Big Tech expected to ‘circumvent’ UK digital services tax, MPs warn

The world’s largest tech companies are expected to “circumvent” the British government’s special tax on digital companies before new international rules are implemented, MPs have warned.

In a report published on Tuesday, the House of Commons public accounts committee found that the digital services tax raised £358mn from 18 companies in its first year — 30 per cent more than expected. But it warned the “successful implementation” of the levy in 2020-21 was unlikely to continue.

It said that, since implementation of an international tax deal — set to replace the levy — was likely to be delayed, it expected companies would use “the huge resources and expertise at their disposal to circumvent” the digital services tax.

“While there may be no evidence of active tax avoidance or evasion by businesses to date, this may change if the life of the digital services tax is extended,” the report, which did not name any companies, concluded.

Ministers brought in the new digital services tax in 2020 as a temporary measure to address concerns that tech companies were declaring low profits in the UK by diverting profits made on UK sales to other countries with lower corporate tax rates.

Other countries, such as France, Spain, Italy and Turkey, implemented similar measures. Most, including the UK, have said they would repeal the levy once an OECD agreement, which would allow countries to tax an element of the largest multinationals’ profits where they make their sales, is implemented.

Although the process is progressing at the Paris-based international organisation, there are few signs that the US Congress will ratify any agreement even if the Biden administration were to sign up.

Sarah Olney, the Liberal Democrat MP who led the PAC inquiry, said: “We were very pleased to see [HM Revenue & Customs] finally getting to grips with the realities of taxing multinational corporations . . . But [HMRC] needs to up its game on compliance — especially across jurisdictions — about how the tax will actually operate, over what will probably be years more before a proper international tax is fully operational.”

Neil Ross, associate director of policy at industry group TechUK, rejected the report’s suggestion that businesses would seek to find ways to circumvent the tax as “surprising and unfounded”. He added: “From our perspective, companies are trying to get clarity and information out of HMRC in order to comply.
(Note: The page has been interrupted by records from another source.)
struct ImgWgradParams {
    const float* img[4];
    const void* P;
    float* slab;
    int B, C, ntiles;
};

template <typename T, int N>
__global__ __launch_bounds__(256) void wgrad_img_kernel(const ImgWgradParams p) {
    constexpr int H = 64, W = 64, OW = 32, XS = 72;
    constexpr int PP = N + 8, PX = 72;
    constexpr int NI = N / 16;
    __shared__ __attribute__((aligned(16))) unsigned short s_in[4][10][XS];
    __shared__ __attribute__((aligned(16))) unsigned short s_px[128 * PP + 128 * PX];
    unsigned short* s_p = s_px;
    unsigned short* s_x = s_px + 128 * PP;
    static_assert(4 * N * 16 * sizeof(float) <= (128 * PP + 128 * PX) * sizeof(unsigned short), "the reduction scratch lies over the operand tiles");
    float (*s_red)[N][16] = reinterpret_cast<float (*)[N][16]>(s_px);
    const int tid = threadIdx.x, lane = tid & 63, wave = tid >> 6;
    const int g = lane >> 4, li = lane & 15, q = li >> 2, pc = li & 3;
    const int kc = p.C * 16, nj = p.C;
    const T* __restrict__ P = reinterpret_cast<const T*>(p.P);
    for (int i = tid; i < 4 * 10 * XS; i += 256) (&s_in[0][0][0])[i] = 0;
    for (int i = tid; i < 128 * PX; i += 256) s_x[i] = 0;
    f32x4 acc[NI][4];
#pragma unroll
    for (int i = 0; i < NI; ++i)
#pragma unroll
        for (int j = 0; j < 4; ++j) acc[i][j] = (f32x4){0.f, 0.f, 0.f, 0.f};
    typedef __attribute__((address_space(3))) s16x4* lds_s16x4;
    auto tr2 = [&](const unsigned short* base, int pitch, int row, int blk) {
        const s16x4 lo = __builtin_amdgcn_ds_read_tr16_b64_v4i16((lds_s16x4)(base + (row + q) * pitch + blk * 16 + pc * 4));
        const s16x4 hi = __builtin_amdgcn_ds_read_tr16_b64_v4i16((lds_s16x4)(base + (row + 4 + q) * pitch + blk * 16 + pc * 4));
        return make_uint4(((uint32_t)(uint16_t)lo[0]) | ((uint32_t)(uint16_t)lo[1] << 16), ((uint32_t)(uint16_t)lo[2]) | ((uint32_t)(uint16_t)lo[3] << 16),
                          ((uint32_t)(uint16_t)hi[0]) | ((uint32_t)(uint16_t)hi[1] << 16), ((uint32_t)(uint16_t)hi[2]) | ((uint32_t)(uint16_t)hi[3] << 16));
    };
    for (int tile = blockIdx.x; tile < p.ntiles; tile += gridDim.x) {
        const int ib = tile >> 3, oy0 = (tile & 7) * 4;
        const int tape = ib / p.B, b = ib - tape * p.B;
        const float* __restrict__ img = p.img[tape] + (size_t)b * p.C * H * W;
        __syncthreads();
        for (int e = tid; e < p.C * 10 * 16; e += 256) {
            const int c = e / 160, rem = e - c * 160, r = rem >> 4, x4 = rem & 15;
            const int iy = 2 * oy0 - 1 + r;
            float4 v = make_float4(0.f, 0.f, 0.f, 0.f);
            if (iy >= 0 && iy < H) v = *reinterpret_cast<const float4*>(img + ((size_t)c * H + iy) * W + x4 * 4);
            T h[4];
            Elt<T>::st(h + 0, v.x); Elt<T>::st(h + 1, v.y); Elt<T>::st(h + 2, v.z); Elt<T>::st(h + 3, v.w);
            const unsigned short* hb = reinterpret_cast<const unsigned short*>(h);
            unsigned short* row = &s_in[c][r][1 + x4 * 4];
            row[0] = hb[0]; row[1] = hb[1]; row[2] = hb[2]; row[3] = hb[3];
        }
        const T* __restrict__ Pt = P + ((size_t)ib * 1024 + (size_t)oy0 * OW) * N;
        for (int e = tid; e < 128 * (N / 8); e += 256) {
            const int row = e / (N / 8), ch = e - row * (N / 8);
            *reinterpret_cast<uint4*>(&s_p[row * PP + ch * 8]) = *reinterpret_cast<const uint4*>(Pt + (size_t)row * N + ch * 8);
        }
        __syncthreads();
        for (int e = tid; e < 128 * kc; e += 256) {
            const int pix = e / kc, k = e - pix * kc;
            const int c = k >> 4, ky = (k >> 2) & 3, kx = k & 3;
            s_x[pix * PX + k] = s_in[c][2 * (pix >> 5) + ky][2 * (pix & 31) + kx];
        }
        __syncthreads();
        const int kb = wave * 32 + 8 * g;
        uint4 af[NI], bfr[4];
#pragma unroll
        for (int i = 0; i < NI; ++i) af[i] = tr2(s_p, PP, kb, i);
#pragma unroll
        for (int j = 0; j < 4; ++j)
            if (j < nj) bfr[j] = tr2(s_x, PX, kb, j);
#pragma unroll
        for (int i = 0; i < NI; ++i)
#pragma unroll
            for (int j = 0; j < 4; ++j)
                if (j < nj) {
                    if constexpr (std::is_same<T, f16_t>::value)
                        acc[i][j] = __builtin_amdgcn_mfma_f32_16x16x32_f16(__builtin_bit_cast(f16x8_t, af[i]), __builtin_bit_cast(f16x8_t, bfr[j]), acc[i][j], 0, 0, 0);
                    else
                        acc[i][j] = __builtin_amdgcn_mfma_f32_16x16x32_bf16(__builtin_bit_cast(bf16x8_t, af[i]), __builtin_bit_cast(bf16x8_t, bfr[j]), acc[i][j], 0, 0, 0);
                }
    }
    float* slab = p.slab + (size_t)blockIdx.x * N * kc;
    for (int j = 0; j < nj; ++j) {
        __syncthreads();
#pragma unroll
        for (int i = 0; i < NI; ++i)
#pragma unroll
            for (int r = 0; r < 4; ++r) {
                float v = 0.f;
#pragma unroll
                for (int jj = 0; jj < 4; ++jj)
                    if (jj == j) v = acc[i][jj][r];
                s_red[wave][i * 16 + g * 4 + r][li] = v;
            }
        __syncthreads();
        for (int e = tid; e < N * 16; e += 256) {
            const int n = e >> 4, k = e & 15;
            slab[(size_t)n * kc + j * 16 + k] = ((s_red[0][n][k] + s_red[1][n][k]) + s_red[2][n][k]) + s_red[3][n][k];
        }
    }
}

But HMRC was very slow and not effectively resourced.”

But he agreed that the tax was a “second-best option . . . Political attention should be focused on getting the OECD framework agreed.”

The Treasury and HMRC also dismissed the PAC’s warning that companies would circumvent the tax, saying it was relatively easy to operate. Officials said the tax system also had other ways, including the diverted profits tax, to ensure tech giants paid their fair share.

“The digital services tax has proved highly effective at taxing the UK revenues made by online businesses ahead of new international rules,” HMRC said. It added that it had “an extremely strong track record on multinational tax compliance”.